多源荷载下悬索桥钢桥面板的易损性评估及参数优化方法研究

It is a serious problem that orthotropic steel deck being widely used in long-span suspension bridge is vulnerable to fatigue impact, and steel deck design existing for fatigue is inadequate. Considering the coupling effect of multi-excitation and timing unsteady characteristics of fatigue state transfer of steel deck system, the key scientific issues of steel deck fatigue damage mechanisms and design for resistance to damage will are systematically studied combined with a in-site bridge health monitoring and large scale model test, in which the Xihoumen Bridge is as engineering background. The main contents are as following: The coupling characteristics of multi-excitation along the time history based on multi-scale theory will is analyzed, and which will is expanded to life cycle of the structure. Considering linear and nonlinear factors, the correlation of typical fatigue damage pattern and multi-excitation in time-frequency domain will is identified, and the damage criteria based on analysis of the disaster consequences will is established. The vulnerability assessment model based on multi-excitation time-dependent effects will is deduced. The parameters optimization method will is researched and developed to effectively reduce the vulnerability of steel deck system. The relationship of the critical mechanical parameters evolution and the transfer rate of the fatigue state in steel deck system will is proved to achieve comprehensive assessment of the sustained service ability of steel deck. Thereby, the new vulnerability assessment methodology and design technique for resistance to damage in suspension bridge with orthotropic steel deck will are developed and obtained, which will provide important theoretical and technical support to more large span suspension bridge with steel box girder.

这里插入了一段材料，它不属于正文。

# xbpeng/DeepMimic

Hardware: NVIDIA H100
Metric: env-steps/sec (30 Hz policy steps; humanoid3d_spinkick, 4096 envs/GPU) (higher is better)
Workload: dtype f32

## Files before the change

deepmimic_b200/csrc/kernels/dm_step.cu:

```cuda
#include "dm_model.cuh"
#include <type_traits>

namespace dmk {

namespace {

template <int W>
struct Tl {
    static __device__ __forceinline__ float shfl(float v, int src) { return __shfl_sync(0xffffffffu, v, src, W); }
    static __device__ __forceinline__ int shfli(int v, int src) { return __shfl_sync(0xffffffffu, v, src, W); }
    static __device__ __forceinline__ V3 shfl3(V3 v, int src) { return mk3(shfl(v.x, src), shfl(v.y, src), shfl(v.z, src)); }
    static __device__ __forceinline__ S6 shfl6(S6 v, int src) { return mks(shfl3(v.a, src), shfl3(v.l, src)); }
};
__device__ __forceinline__ void ld12(const float* p, float* o) {
    const float4 a = reinterpret_cast<const float4*>(p)[0], b = reinterpret_cast<const float4*>(p)[1], c_ = reinterpret_cast<const float4*>(p)[2];
    o[0] = a.x; o[1] = a.y; o[2] = a.z; o[3] = a.w; o[4] = b.x; o[5] = b.y; o[6] = b.z; o[7] = b.w; o[8] = c_.x; o[9] = c_.y; o[10] = c_.z; o[11] = c_.w;
}
__device__ __forceinline__ void st12(float* p, const float* o) {
    reinterpret_cast<float4*>(p)[0] = make_float4(o[0], o[1], o[2], o[3]); reinterpret_cast<float4*>(p)[1] = make_float4(o[4], o[5], o[6], o[7]);
    reinterpret_cast<float4*>(p)[2] = make_float4(o[8], o[9], o[10], o[11]);
}
__device__ __forceinline__ float rcp_fast(float x) { float r; asm("rcp.approx.ftz.f32 %0, %1;" : "=f"(r) : "f"(x)); return r; }
__device__ __forceinline__ int wmax(int v) {
#pragma unroll
    for (int o = 16; o > 0; o >>= 1) v = max(v, __shfl_xor_sync(0xffffffffu, v, o));
    return v;
}

struct Art {
    float ww[6];
    float wv[9];
    float vv[6];
};
__device__ __forceinline__ V3 wvT_mul(const float* g, V3 w) { return mk3(g[0] * w.x + g[3] * w.y + g[6] * w.z, g[1] * w.x + g[4] * w.y + g[7] * w.z, g[2] * w.x + g[5] * w.y + g[8] * w.z); }
__device__ __forceinline__ void rot_sym(const M3& R, const float* s, float* o) {
    float t[9];
#pragma unroll
    for (int j = 0; j < 3; ++j) {
        t[0 + j] = s[0] * R.m[j] + s[1] * R.m[3 + j] + s[2] * R.m[6 + j];
        t[3 + j] = s[1] * R.m[j] + s[3] * R.m[3 + j] + s[4] * R.m[6 + j];
        t[6 + j] = s[2] * R.m[j] + s[4] * R.m[3 + j] + s[5] * R.m[6 + j];
    }
    o[0] = R.m[0] * t[0] + R.m[3] * t[3] + R.m[6] * t[6];
    o[1] = R.m[0] * t[1] + R.m[3] * t[4] + R.m[6] * t[7];
    o[2] = R.m[0] * t[2] + R.m[3] * t[5] + R.m[6] * t[8];
    o[3] = R.m[1] * t[1] + R.m[4] * t[4] + R.m[7] * t[7];
    o[4] = R.m[1] * t[2] + R.m[4] * t[5] + R.m[7] * t[8];
    o[5] = R.m[2] * t[2] + R.m[5] * t[5] + R.m[8] * t[8];
}
__device__ __forceinline__ float normalize_angle3(float t) {
    float n = fmodf(t, 6.283185307179586f);
    if (n > 3.14159265358979f) n -= 6.283185307179586f;
    else if (n < -3.14159265358979f) n += 6.283185307179586f;
    return n;
}
__device__ __forceinline__ V3 quat_rotvec3(Q4 q) {
    float s = sqrtf(q.x * q.x + q.y * q.y + q.z * q.z);
    if (!(s > 0.000001f)) return mk3(0.f, 0.f, 0.f);
    float th = normalize_angle3(2.0f * atan2f(s, q.w));
    float k = th / s;
    return mk3(q.x * k, q.y * k, q.z * k);
}
__device__ __forceinline__ Q4 quat_integrate3(V3 omega, Q4 quat, bool base_body, float dt) {
    V3 angvel = base_body ? omega : qrot(quat, omega);
    float fAngle = sqrtf(dot(angvel, angvel));
    const float kThr = 0.5f * 1.57079632679489661923f;
    if (fAngle * dt > kThr) fAngle = kThr / dt;
    V3 axis;
    if (fAngle < 0.001f) axis = angvel * (0.5f * dt - (dt * dt * dt) * 0.020833333333f * fAngle * fAngle);
    else axis = angvel * (__sinf(0.5f * fAngle * dt) / fAngle);
    float cw = __cosf(fAngle * dt * 0.5f);
    Q4 r = base_body ? qmul(quat, mkq(-axis.x, -axis.y, -axis.z, cw)) : qmul(mkq(axis.x, axis.y, axis.z, cw), quat);
    float n = rsqrtf(r.x * r.x + r.y * r.y + r.z * r.z + r.w * r.w);
    return mkq(r.x * n, r.y * n, r.z * n, r.w * n);
}

enum LkSlot { kLC = 0 , kLM = 3,
              kLD = 4 , kLThr = 7,
              kLWd = 8 , kLInt = 14 , kLInt2 = 15 ,
              kLWb = 16 , kLFlg = 22 , kLTree = 23 ,
              kLAx = 24 , kLTl = 27,
              kLZr = 28 ,
              kLHe = 32 , kLKp = 35,
              kLKd = 36, kLLo = 37, kLHi = 38, kLChild = 39 ,
              kLDc = 40 , kLMc = 43 ,
              kLDyn = 44 , kLDChild = 45 ,
              kLkFloats = 48 };
__device__ __forceinline__ float4 ld4(const float* p) { return *reinterpret_cast<const float4*>(p); }
enum HdrSlot { kHLayout = 0, kHLvc = 24, kHGrav = 32 , kHh = 35, kHScale = 36, kHMu = 37, kHFdt = 38, kHDmax = 39 , kHdrFloats = 40 };
__device__ __forceinline__ float* step_smem() { extern __shared__ __align__(16) float dm_step_sm[]; return dm_step_sm; }

}

int dm_step_layout(int nl, int n, int chain_len, int maxrows, int W, StepLayout* L) {
    const int maxpts = maxrows / 3;
    int o = 0;
    L->nl = nl; L->n = n; L->chain_len = chain_len; L->maxrows = maxrows; L->maxpts = maxpts;
    L->oU = o; o += nl * 24;
    L->oR = o; o += nl * 12;
    L->oA = o;
    const int world = nl * 24, tri = maxrows * (maxrows + 1) / 2;
    L->oW = o; L->oV = o + nl * 12;
    L->oPp = o + world; L->oQ = L->oPp + maxpts * 4;
    const int pre = world + maxpts * 4 + 4 * 8;
    o += (pre > tri ? pre : tri);
    o = (o + 3) & ~3;
    const int ys = dm_step_y_stride(W), scr = 28 * (nl - 1);
    L->oY = o; o += (chain_len * ys > scr) ? chain_len * ys : scr;
    L->oLam = o; o += maxrows; o += (o & 1); L->oRhs = o; o += maxrows; L->oInv = o; o += maxrows;
    L->oRl = o; o += maxrows;
    L->oPi = o; o += maxpts; L->oPr = o; o += maxpts;
    L->oG = o; o += 21 + 13 + 2;
    L->oZ = o; o += ((n + 3) / 4) * 4;
    L->env_floats = ((o + 15) / 32) * 32 + 16;
    L->hot_floats = kHdrFloats + ((nl * kLkFloats + (nl * nl + nl * chain_len + 3) / 4 + 3) / 4) * 4;
    return L->hot_floats * 4 + 0;
}
int dm_step_smem_bytes(const StepLayout& L, int tiles) { return (L.hot_floats + L.env_floats * tiles) * static_cast<int>(sizeof(float)); }

constexpr int kSubstepBarriers = 2;
constexpr int kPgsBlock = 2;
enum PgsSection { kSecLimit = 0, kSecNormal = 1, kSecFriction = 2 };
// ... 808 lines not shown
            x[i] *= sG[15 + i];
        }
        dB = mks(mk3(x[0], x[1], x[2]), mk3(x[3], x[4], x[5]));
#pragma unroll
        for (int i = 0; i < 6; ++i) sB[7 + i] = cl100(sB[7 + i] + x[i]);
    }
    float z0 = 0.f, z1 = 0.f, z2 = 0.f, qd0 = 0.f, qd1 = 0.f, qd2 = 0.f;
    if (c.ndof >= 1) z0 = sZ[dof0] * u[21];
    if (c.ndof == 3) { z1 = sZ[dof0 + 1] * u[22]; z2 = sZ[dof0 + 2] * u[23]; }
    auto descend = [&](S6 a) {
        if (c.ndof >= 1) { qd0 = z0 - u[18] * (a.a.x * u[0] + a.a.y * u[1] + a.a.z * u[2] + a.l.x * u[3] + a.l.y * u[4] + a.l.z * u[5]); a.a += qd0 * S0; }
        if (c.ndof == 3) {
            qd1 = z1 - u[19] * (a.a.x * u[6] + a.a.y * u[7] + a.a.z * u[8] + a.l.x * u[9] + a.l.y * u[10] + a.l.z * u[11]); a.a += qd1 * S1;
            qd2 = z2 - u[20] * (a.a.x * u[12] + a.a.y * u[13] + a.a.z * u[14] + a.l.x * u[15] + a.l.y * u[16] + a.l.z * u[17]); a.a += qd2 * S2;
        }
        return a;
    };
    S6 al = mks(mk3(0, 0, 0), mk3(0, 0, 0));
    if (c.lane == 0) al = dB;
#pragma unroll 1
    for (int lv = 0; lv <= dmax; ++lv) {
        S6 pa = T::shfl6(al, dpar);
        if (dlev == lv) al = descend(shift_m(pa, cw));
    }
    __syncwarp();
    return make_float3(qd0, qd1, qd2);
}

template <int W>
__device__ __noinline__ void vel_pass(float jvx, float jvy, float jvz, bool want) {
    const Ctx c = make_ctx<W>();
    using T = Tl<W>;
    const StepLayout& LY = lay_of(c);
    const float* sS = c.E + LY.oR; float* sV = c.E + LY.oV; const float* sB = c.E + LY.oG + 21;
    float q[12];
    ld12(sS + c.li * 12, q);
    const V3 S0 = mk3(q[0], q[1], q[2]), S1 = mk3(q[3], q[4], q[5]), S2 = mk3(q[6], q[7], q[8]), cw = mk3(q[9], q[10], q[11]);
    V3 jww = mk3(0, 0, 0);
    if (c.jtype == kJSpherical) jww = jvx * S0 + jvy * S1 + jvz * S2; else if (c.jtype == kJRevolute) jww = jvx * S0;
    S6 vel = mks(mk3(0, 0, 0), mk3(0, 0, 0));
    if (c.lane == 0) { const V3 bo = mk3(sB[7], sB[8], sB[9]); vel = mks(bo + jww, mk3(sB[10], sB[11], sB[12]) + cross(bo, cw)); }
#pragma unroll 1
    for (int lv = 1; lv <= c.maxlevel; ++lv) {
        const S6 pv = T::shfl6(vel, c.plane);
        if (c.level == lv) vel = mks(pv.a + jww, pv.l + cross(pv.a, cw));
    }
    if (c.act && want) {
        float* v = sV + c.lane * 12;
        v[0] = vel.a.x; v[1] = vel.a.y; v[2] = vel.a.z; v[3] = vel.l.x; v[4] = vel.l.y; v[5] = vel.l.z;
    }
    __syncwarp();
}
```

针对大跨径悬索桥中广泛应用的钢箱梁桥面板易受疲劳损伤的突出问题和现有钢桥面板抗疲劳设计的不足，本项目综合考虑多源荷载的耦合作用和钢桥面板系统疲劳状态转移的时序非稳态特征，以西堠门大桥为工程背景，结合实桥健康监测和大比例模型试验，对钢桥面板疲劳损伤机理和抗损设计中的关键科学问题进行系统地研究。主要开展：基于多尺度理论分析多源荷载沿时间历程的耦合特征，实现向结构全寿命周期拓展；考虑线性和非线性因素识别典型疲劳损伤模式与多源荷载的时—频相关性，建立基于致灾后果分析的损伤准则；推导建立基于多源荷载时序作用的易损性评估数学模型；研发能够有效降低钢桥面板系统易损性的设计参数优化方法；探明钢桥面板中关键力学参数演变历程与疲劳状态转移速率的关系，实现综合评估钢桥面板的持续服役能力。从而研发出悬索桥钢桥面板易损性评估和抗损设计的新理论及新方法，为钢箱梁悬索桥向特大和超大跨径发展提供重要的理论和技术支撑。

针对大跨悬索桥钢箱梁疲劳开裂难题，本项目运用理论分析、数值模拟及长期现场监测数据对正交异性板U肋的剩余强度退化规律进行研究，以特大跨径钢箱梁悬索桥-西堠门大桥为工程背景展开研究。首先分析了西堠门大桥钢箱梁长期应变监测数据的时频特征，应用小波分析分离出了环境温度变化所引起的桥面板结构应力波动，再对小波变换系数在不同尺度上选择合适的阈值来消除由环境随机激励和测量噪声引起的低幅值应力变异；采用雨流计数法对车辆荷载作用下的应变监测数据进行了统计分析，得到了疲劳应力范围并设定了6个疲劳应力区间；然后由U肋对接部位的典型S-N曲线计算得到其强度从初始状态至最终状态的转移概率，并根据Palmgren-Miner线性疲劳累积损伤理论构造出连接部位易损点区域强度演变的状态转移概率矩阵；最后利用初始状态的概率分布向量和状态转移概率矩阵，得出了大桥运营阶段不同时刻对应的剩余强度值，给出了U肋连接部位的强度退化轨迹。所建立的疲劳状态分析模型可以考虑构件强度退化过程中各状态的相关性，能够根据车流量变化来预测正交异性板U肋疲劳状态随桥梁服役时间的变化规律，具有重要的理论价值及现实意义。